The Bottom Line on American Income Geography
The US per-capita income map in 2025 looks more stratified than it did in 2015: a Northeast-and-Pacific top tier sits well above a middle-America majority, with a Southeast tail that has grown in dollar terms but not closed the gap in percentage terms.
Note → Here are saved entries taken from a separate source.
@@ -299,18 +326,28 @@
     };
 
     float f[8];
+    float w1[40], w2[80], w3[16];
     s_base = uniform_i64(s_base);
     {
         int64_t o[3], s;
         int km[3];
         link0(s_base, o);
         link1(tile0, s_base, o, s, km, f);
+        __builtin_amdgcn_sched_barrier(0);
+#pragma unroll
+        for (int i = 0; i < 40; i++) w1[i] = a.wfrag[i * 64 + lane];
+#pragma unroll
+        for (int i = 0; i < 80; i++) w2[i] = a.wfrag[(40 + i) * 64 + lane];
+#pragma unroll
+        for (int i = 0; i < 16; i++) w3[i] = a.wfrag[(120 + i) * 64 + lane];
+        __builtin_amdgcn_sched_barrier(0);
         link2(km, f);
         s_base = uniform_i64(__shfl(s, 31, 64));
     }
 
     BnPairs bnq;
     bn_pairs_load(bnq, bn_half);
+    prologue_loads_arrived();
     for (int64_t tile = tile0; tile < tile1; ++tile) {
         const int64_t tn = tile + 1 < tile1 ? tile + 1 : tile;
         float fn[8];
@@ -329,21 +366,23 @@
         for (int m = 0; m < 5; m++) {
             f32x16 &cur = (m & 1) ? h1b : h1a;
             f32x16 &nxt = (m & 1) ? h1a : h1b;
+            auto l1 = [&](int st) { nxt = __builtin_amdgcn_mfma_f32_32x32x2f32(w1[(m < 4 ? m + 1 : 0) * 8 + st], f[st], nxt, 0, 0, 0); };
             if (m < 4) {
 #pragma unroll
                 for (int q = 0; q < 16; q++) nxt[q] = 0.0f;
-#pragma unroll
-                for (int st = 0; st < 8; st++)
-                    nxt = __builtin_amdgcn_mfma_f32_32x32x2f32(w1[(m + 1) * 8 + st], f[st], nxt, 0, 0, 0);
+#ifdef M6A_SERIAL_CHAINS
+#pragma unroll
+                for (int st = 0; st < 8; st++) l1(st);
+#endif
             }
             __builtin_amdgcn_sched_barrier(0);
             if (m == 0) link1(tn, s_base, o, sn, km, fn);
             if (m == 2) link2(km, fn);
-            if (m == 0) layer2_with_bn<0>(acc2, cur, w2, bnq, bn_half);
-            if (m == 1) layer2_with_bn<1>(acc2, cur, w2, bnq, bn_half);
-            if (m == 2) layer2_with_bn<2>(acc2, cur, w2, bnq, bn_half);
-            if (m == 3) layer2_with_bn<3>(acc2, cur, w2, bnq, bn_half);
-            if (m == 4) layer2_with_bn<4>(acc2, cur, w2, bnq, bn_half);
+            if (m == 0) layer2_with_bn<0, 8>(acc2, cur, w2, bnq, bn_half, l1);
+            if (m == 1) layer2_with_bn<1, 8>(acc2, cur, w2, bnq, bn_half, l1);
+            if (m == 2) layer2_with_bn<2, 8>(acc2, cur, w2, bnq, bn_half, l1);
+            if (m == 3) layer2_with_bn<3, 8>(acc2, cur, w2, bnq, bn_half, l1);
+            if (m == 4) layer2_with_bn<4, 8>(acc2, cur, w2, bnq, bn_half, l1);
         }
         tile_epilogue_priority();
         const float z = gemv32_as_mkl(acc2, w3, half) + a.b3;
@@ -406,33 +445,7 @@
     const int n_sites = (int)a.n_sites;
     const int last_lim = (int)(a.n_reads - 1 - (int64_t)(n_tiles - 1) * 32);
 
-#ifdef M6A_AB_W3
-    float w1[40], w3[16];
-    float4 wq[2];
-    const float4 *w2lane = s_w2q + lane;
-    wq[0] = w2lane[0];
-#pragma unroll
-    for (int i = 0; i < 40; i++) w1[i] = a.wfrag[i * 64 + lane];
-#else
-    float w1[40], w2[80], w3[16];
-#pragma unroll
-    for (int i = 0; i < 40; i++) w1[i] = a.wfrag[i * 64 + lane];
-#pragma unroll
-    for (int i = 0; i < 80; i++) w2[i] = a.wfrag[(40 + i) * 64 + lane];
-#endif
-#pragma unroll
-    for (int i = 0; i < 16; i++) w3[i] = a.wfrag[(120 + i) * 64 + lane];
-
-    int s_base;
-    {
-        const int64_t r = (int64_t)tile0 * 32;
-        int lo = 0, hi = n_sites;
-        while (hi - lo > 1) {
-            const int mid = (int)(((int64_t)lo + hi) >> 1);
-            if (a.off[mid] <= r) lo = mid; else hi = mid;
-        }
-        s_base = lo;
-    }
+    int s_base = (int)first_site(a.off, (int64_t)tile0 * 32, a.n_sites, a.bag_min, a.bag_max);
     const int last_site = n_sites - 1;
 
     const __attribute__((address_space(4))) int64_t *off_c = (const __attribute__((address_space(4))) int64_t *)a.off;
@@ -487,6 +500,13 @@
     };
 
     float f[8];
+#ifdef M6A_AB_W3
+    float w1[40], w3[16];
+    float4 wq[2];
+    const float4 *w2lane = s_w2q + lane;
+#else
+    float w1[40], w2[80], w3[16];
+#endif
     s_base = __builtin_amdgcn_readfirstlane(s_base);
     {
         int64_t o[3];
@@ -494,6 +514,20 @@
         float ev;
         link0(s_base, o);
         link1(tile0, s_base, o, rel, kid, f);
+        __builtin_amdgcn_sched_barrier(0);
+#ifdef M6A_AB_W3
+        wq[0] = w2lane[0];
+#pragma unroll
+        for (int i = 0; i < 40; i++) w1[i] = a.wfrag[i * 64 + lane];
+#else
+#pragma unroll
+        for (int i = 0; i < 40; i++) w1[i] = a.wfrag[i * 64 + lane];
+#pragma unroll
+        for (int i = 0; i < 80; i++) w2[i] = a.wfrag[(40 + i) * 64 + lane];
+#endif
+#pragma unroll
+        for (int i = 0; i < 16; i++) w3[i] = a.wfrag[(120 + i) * 64 + lane];
+        __builtin_amdgcn_sched_barrier(0);
         link2(kid, ev);
         link3(ev, rel, f);
         s_base += __builtin_amdgcn_readfirstlane(__shfl(rel, 31, 64));
@@ -502,6 +536,7 @@
     phase_shift_second_workgroup();
     BnPairs bnq;
     bn_pairs_load(bnq, bn_half);
+    prologue_loads_arrived();
     for (int tile = tile0; tile < tile1; ++tile) {
         const int tn = tile + 1 < tile1 ? tile + 1 : tile;
         float fn[8], evn;
@@ -525,13 +560,15 @@
         for (int m = 0; m < 5; m++) {
             f32x16 &cur = (m & 1) ? h1b : h1a;
             f32x16 &nxt = (m & 1) ? h1a : h1b;
+            auto l1 = [&](int st) { nxt = __builtin_amdgcn_mfma_f32_32x32x2f32(w1[(m < 4 ? m + 1 : 0) * 8 + st], f[st], nxt, 0, 0, 0); };
 #ifndef M6A_AB_L2_FIRST
             if (m < 4) {
 #pragma unroll
                 for (int q = 0; q < 16; q++) nxt[q] = 0.0f;
-#pragma unroll
-                for (int st = 0; st < 8; st++)
-                    nxt = __builtin_amdgcn_mfma_f32_32x32x2f32(w1[(m + 1) * 8 + st], f[st], nxt, 0, 0, 0);
+#ifdef M6A_SERIAL_CHAINS
+#pragma unroll
+                for (int st = 0; st < 8; st++) l1(st);
+#endif
             }
             __builtin_amdgcn_sched_barrier(0);
 #endif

DC’s $116,121 and Mississippi’s $54,531 bookend a country where personal income is strongly correlated with the mix of industries a state specializes in — finance and tech pull New England and the Pacific up; agriculture, manufacturing, and government transfers keep the Southeast at the bottom.
The more interesting story is the 10-year trajectory: Sun Belt and Mountain West states are the fastest climbers, narrowing some of the gap with the wealthy Northeast. Utah, Arizona, and Washington all grew per-capita income by more than 70% between 2015 and 2025, while Connecticut and Maryland — still among the richest — grew by under 50%. That’s the more predictive map of where income is moving over the next decade.
Per-capita personal income data from the US Bureau of Economic Analysis State Annual Personal Income summary (SAINC1), released April 9, 2026. All figures in nominal current-year dollars, not adjusted for inflation. Growth comparisons draw on the same series 2000–2025.